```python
class _ArenaViews:
    _arena = None
# ... 196 lines not shown
    def pair_counts(self):
        lib = _lib.load()
        counts = torch.empty((self.K,), dtype=torch.int32, device=self.nbr_out.device)
        _lib.check(lib.sv_rulebook_pair_counts(_lib.ptr(self.nbr_out), self.n_out, self.K, _lib.ptr(counts), _lib.stream()),
                   "sv_rulebook_pair_counts")
        return counts


class MirrorRulebook(Rulebook):

    def __init__(self, paired):
        assert not paired.subm and paired.nbr_in is not None and paired.in_indices is not None
        super().__init__(paired.nbr_in, paired.nbr_out, paired.in_indices, list(paired.in_shape), paired.n_out, paired.n_in, False, list(paired.ksize))
        self.paired = paired
        self._K = paired.K
        self.rows_out, self.masks_out, self.rows_in, self.masks_in = paired.rows_in, paired.masks_in, paired.rows_out, paired.masks_out
        self.in_indices, self.in_shape = paired.out_indices, list(paired.out_shape)

    def _table_plan(self, key, n_rows, g):
        return self.paired._table_plan("bwd" if key == "fwd" else "fwd", n_rows, g)

    def plan_addrs(self, direction, kd, nc):
        p = self.plan(direction, kd, nc)
        if p is None:
            return None
        tp, tile_of, g, rev = p
        return tp.addr("rows"), tp.addr("perm"), tp.addr("masks_p"), tile_of.data_ptr(), g, rev


CELLMAP_MAX_BYTES = int(os.environ.get("SEEVCN_CELLMAP_MAX_BYTES", 24 << 30))
FUSED_PLAN = os.environ.get("SEEVCN_FUSED_PLAN", "1") != "0"
USE_PLAN = os.environ.get("SEEVCN_SPCONV_PLAN", "1") != "0"
WGRAD_PLANNED = os.environ.get("SEEVCN_WGRAD_PLANNED", "1") != "0"


def build_subm_rulebook(indices, batch_size, spatial_shape, ksize, dilation=(1, 1, 1)):
    lib = _lib.load()
    _lib.require_cuda(indices)
    assert indices.dtype == torch.int32 and indices.dim() == 2 and indices.shape[1] == 4
    indices = indices.contiguous()
    n = indices.shape[0]
    dev = indices.device
    K = int(ksize[0]) * int(ksize[1]) * int(ksize[2])
    ncells = int(batch_size) * int(spatial_shape[0]) * int(spatial_shape[1]) * int(spatial_shape[2])
    nbr = torch.empty((K, n), dtype=torch.int32, device=dev)
    map_bytes = lib.sv_cellmap_persistent_bytes(int(batch_size), _i3(spatial_shape))
    if map_bytes <= CELLMAP_MAX_BYTES:
        cellmap = _lib.workspace.persistent(f"rb_cellmap_{tuple(spatial_shape)}", map_bytes, dev)
        with_rows = K <= 27 and n > 0
        rows = torch.empty((n, 32), dtype=torch.int32, device=dev) if with_rows else None
        masks = torch.empty((n,), dtype=torch.int32, device=dev) if with_rows else None
        rc = lib.sv_rulebook_subm_cellmap(_lib.ptr(indices), n, int(batch_size), _i3(spatial_shape), _i3(ksize), _i3(dilation),
                                          _lib.ptr(cellmap), _lib.ptr(nbr), _lib.ptr(rows), _lib.ptr(masks), _lib.stream())
        _lib.check(rc, "sv_rulebook_subm_cellmap")
        rb = Rulebook(nbr, None, indices, list(spatial_shape), n, n, True, list(ksize))
        rb.rows_out, rb.masks_out = rows, masks
        rb.dilation = [int(d) for d in dilation]
        return rb
    ws = _lib.workspace.persistent(f"rb_index_{tuple(spatial_shape)}_{batch_size}", lib.sv_index_persistent_bytes(ncells), dev)
    scratch = _lib.workspace.scratch("rb_scratch", lib.sv_rulebook_scratch_bytes(n, ncells), dev)
    rc = lib.sv_rulebook_subm(_lib.ptr(indices), n, int(batch_size), _i3(spatial_shape), _i3(ksize), _i3(dilation),
                              _lib.ptr(ws), _lib.ptr(scratch), _lib.ptr(nbr), _lib.stream())
    _lib.check(rc, "sv_rulebook_subm")
    rb = Rulebook(nbr, None, indices, list(spatial_shape), n, n, True, list(ksize))
    rb.dilation = [int(d) for d in dilation]
    return rb
# ... 38 lines not shown
    rb = Rulebook(nbr_out, nbr_in, out_coords, oshape, n_in, n_out, False, list(ksize))
    rb.rows_out, rb.masks_out = out_block[:32 * n_out].view(n_out, 32), out_block[(32 + K) * n_out:]
    rb.rows_in, rb.masks_in = in_block[:32 * n_in].view(n_in, 32), in_block[32 * n_in:]
    return rb


class ConvSpec:
    __slots__ = ("key", "subm", "ksize", "stride", "padding", "dilation", "cin", "cout")

    def __init__(self, key, subm, ksize, stride, padding, dilation, cin, cout):
        self.key, self.subm = key, bool(subm)
        self.ksize, self.stride, self.padding, self.dilation = ([int(v) for v in t] for t in (ksize, stride, padding, dilation))
        self.cin, self.cout = int(cin), int(cout)


def _al(n, q=64):
    return (int(n) + q - 1) // q * q


def build_network_index(coords, batch_size, spatial_shape, specs, n0_dev=None, with_backward=True):
    import numpy as np
    lib = _lib.load()
    _lib.require_cuda(coords)
    assert coords.dtype == torch.int32 and coords.dim() == 2 and coords.shape[1] == 4
    coords = coords.contiguous()
    dev, B, cap0 = coords.device, int(batch_size), int(coords.shape[0])
    strided = [sp for sp in specs if not sp.subm]
    if cap0 == 0 or not specs or len(strided) > 8 or any(max(sp.ksize) > 3 for sp in specs) or any(not (k & 1) for sp in specs if sp.subm for k in sp.ksize):
        return None
    shapes = [[int(v) for v in spatial_shape]]
    for sp in strided:
        shapes.append(conv_out_shape(shapes[-1], sp.ksize, sp.stride, sp.padding, sp.dilation))
    L = len(strided)
    map_bytes = [lib.sv_cellmap_persistent_bytes(B, _i3(sh)) for sh in shapes]
    if max(map_bytes) > CELLMAP_MAX_BYTES:
        return None
    ncells = [B * sh[0] * sh[1] * sh[2] for sh in shapes]
    counts = None
    if L:
        caps, cap = [], cap0
        for l, sp in enumerate(strided):
            per_in = 1
            for k, st, dl in zip(sp.ksize, sp.stride, sp.dilation):
                per_in *= -(-k // st) if math.gcd(dl, st) == 1 else k
            cap = max(min(cap * per_in, ncells[l + 1]), 1)
            caps.append(cap)
        works = [_lib.workspace.persistent(f"rb_index_{tuple(shapes[l + 1])}_{B}", lib.sv_index_persistent_bytes(ncells[l + 1]), dev) for l in range(L)]
        assert len({w.data_ptr() for w in works}) == L, "two levels of a chain on one grid would share their index"
        sites = [_lib.workspace.scratch(f"rb_chain_sites_{l}", caps[l] * 16, dev) for l in range(L)]
        scratch = _lib.workspace.scratch("rb_chain_scratch", lib.sv_rulebook_chain_scratch_bytes(max(ncells[1:])), dev)
        num_out = torch.empty((L,), dtype=torch.int32, device=dev)
        geoms = []
        for l, sp in enumerate(strided):
            geoms += shapes[l] + sp.ksize + sp.stride + sp.padding + sp.dilation
        rc = lib.sv_rulebook_chain_count(_lib.ptr(coords), cap0, _lib.ptr(n0_dev), B, L, _lib.host_array(ctypes.c_int32, geoms),
                                         _lib.host_array(ctypes.c_void_p, [w.data_ptr() for w in works]),
                                         _lib.host_array(ctypes.c_void_p, [t.data_ptr() for t in sites]), _lib.host_array(ctypes.c_int64, caps),
                                         _lib.ptr(num_out), _lib.ptr(scratch), _lib.stream())
        _lib.check(rc, "sv_rulebook_chain_count")
    try:
        if L:
            vals = _lib.host_ints(([n0_dev] if n0_dev is not None else []) + [num_out])
        else:
            vals = _lib.host_ints([n0_dev]) if n0_dev is not None else []
        n = [vals.pop(0) if n0_dev is not None else cap0] + vals
        if any(n[l + 1] > caps[l] for l in range(L)):
            raise _lib.SeevcnHipError(f"build_network_index: a strided level emitted {n[1:]} output sites for capacities {caps}")
    except BaseException:
        if L:
            for w in works:
                w.zero_()
        raise
    if n[0] != cap0:
        coords = coords[:n[0]]
    total = [0]

    def take(count):
        off = total[0]
        total[0] += _al(max(int(count), 0))
        return off, int(count)

    level_of, lv, tables, plans = {}, 0, {}, []
    for sp in specs:
        K = sp.ksize[0] * sp.ksize[1] * sp.ksize[2]
        if sp.subm:
            if sp.key not in tables:
                tables[sp.key] = dict(spec=sp, level=lv, K=K, nbr=take(K * n[lv]), rows=take(32 * n[lv]), masks=take(n[lv]), plans={})
            t = tables[sp.key]
            assert t["spec"].subm and t["spec"].ksize == sp.ksize and t["level"] == lv, f"indice_key {sp.key} reused with a different kernel or level"
        else:
            assert sp.key not in tables, f"indice_key {sp.key} used by two strided convolutions"
            tables[sp.key] = dict(spec=sp, level=lv, K=K, out_idx=take(4 * n[lv + 1]), nbr_in=take(K * n[lv]), in_block=take(33 * n[lv]),
# ... 495 lines not shown
```

Baseline: 4560 scenes/sec.

## Build all strided-level voxel indices directly from input coords in three launches

Adds a direct chain path that marks output occupancy for every strided level in a single pass over the input coordinates. It tracks per-axis reachable coordinate sets, at most three per axis, through the level chain, so levels are not computed one after another from each other's output sites. Count and emit then run as single batched launches covering all levels, which replaces a per-level sequence of kernels and their dependencies. The cost is more atomic ORs per input point and a host-side geometry check (cached) to confirm the axis-set bound holds; otherwise it falls back to the old chain.

```diff
diff --git a/include/seevcn_hip.h b/include/seevcn_hip.h
--- a/include/seevcn_hip.h
+++ b/include/seevcn_hip.h
@@ -88,6 +88,10 @@
 size_t sv_rulebook_chain_scratch_bytes(int64_t max_ncells);
 int sv_rulebook_chain_count(const int32_t* coords0, int64_t n0, const int32_t* n0_dev, int batch, int n_levels, const int32_t* geoms_host,
                             void* const* index_ws, int32_t* const* sites, const int64_t* caps, int32_t* num_out, void* scratch, void* stream);
+int sv_rulebook_chain_direct_applies(int n_levels, const int32_t* geoms_host);
+size_t sv_rulebook_chain_direct_scratch_bytes(int n_levels, const int64_t* ncells_host);
+int sv_rulebook_chain_direct(const int32_t* coords0, int64_t n0, const int32_t* n0_dev, int batch, int n_levels, const int32_t* geoms_host,
+                             void* const* index_ws, int32_t* const* sites, const int64_t* caps, int32_t* num_out, void* scratch, void* stream);
 int sv_rulebook_batch(const int64_t* jobs_host, int n_jobs, void* stream);
 int sv_rulebook_invert(const int32_t* nbr_in, int64_t n_in, int K, int32_t* nbr_out, int64_t n_out, void* stream);
 int sv_rulebook_invert_rows(const int32_t* table_rows_in, int64_t n_in, int K, int32_t* out_block, int64_t n_out, void* stream);
diff --git a/see-vcn_amd/_lib.py b/see-vcn_amd/_lib.py
--- a/see-vcn_amd/_lib.py
+++ b/see-vcn_amd/_lib.py
@@ -55,6 +55,9 @@
     "sv_rulebook_sparse": (c_i, [c_p, c_i64, c_i, c_p, c_p, c_p, c_p, c_p, c_p, c_p, c_p, c_p, c_p, c_i64, c_p, c_p]),
     "sv_rulebook_chain_scratch_bytes": (c_sz, [c_i64]),
     "sv_rulebook_chain_count": (c_i, [c_p, c_i64, c_p, c_i, c_i, c_p, c_p, c_p, c_p, c_p, c_p, c_p]),
+    "sv_rulebook_chain_direct_applies": (c_i, [c_i, c_p]),
+    "sv_rulebook_chain_direct_scratch_bytes": (c_sz, [c_i, c_p]),
+    "sv_rulebook_chain_direct": (c_i, [c_p, c_i64, c_p, c_i, c_i, c_p, c_p, c_p, c_p, c_p, c_p, c_p]),
     "sv_rulebook_batch": (c_i, [c_p, c_i, c_p]),
     "sv_rulebook_invert": (c_i, [c_p, c_i64, c_i, c_p, c_i64, c_p]),
     "sv_rulebook_invert_rows": (c_i, [c_p, c_i64, c_i, c_p, c_i64, c_p]),
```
= = = = = = =
> YOUR GOAL:
Your answer should consist of the lines from the material that contain "direction".

> EXERCISE RESPONSE:
    def plan_addrs(self, direction, kd, nc):
        p = self.plan(direction, kd, nc)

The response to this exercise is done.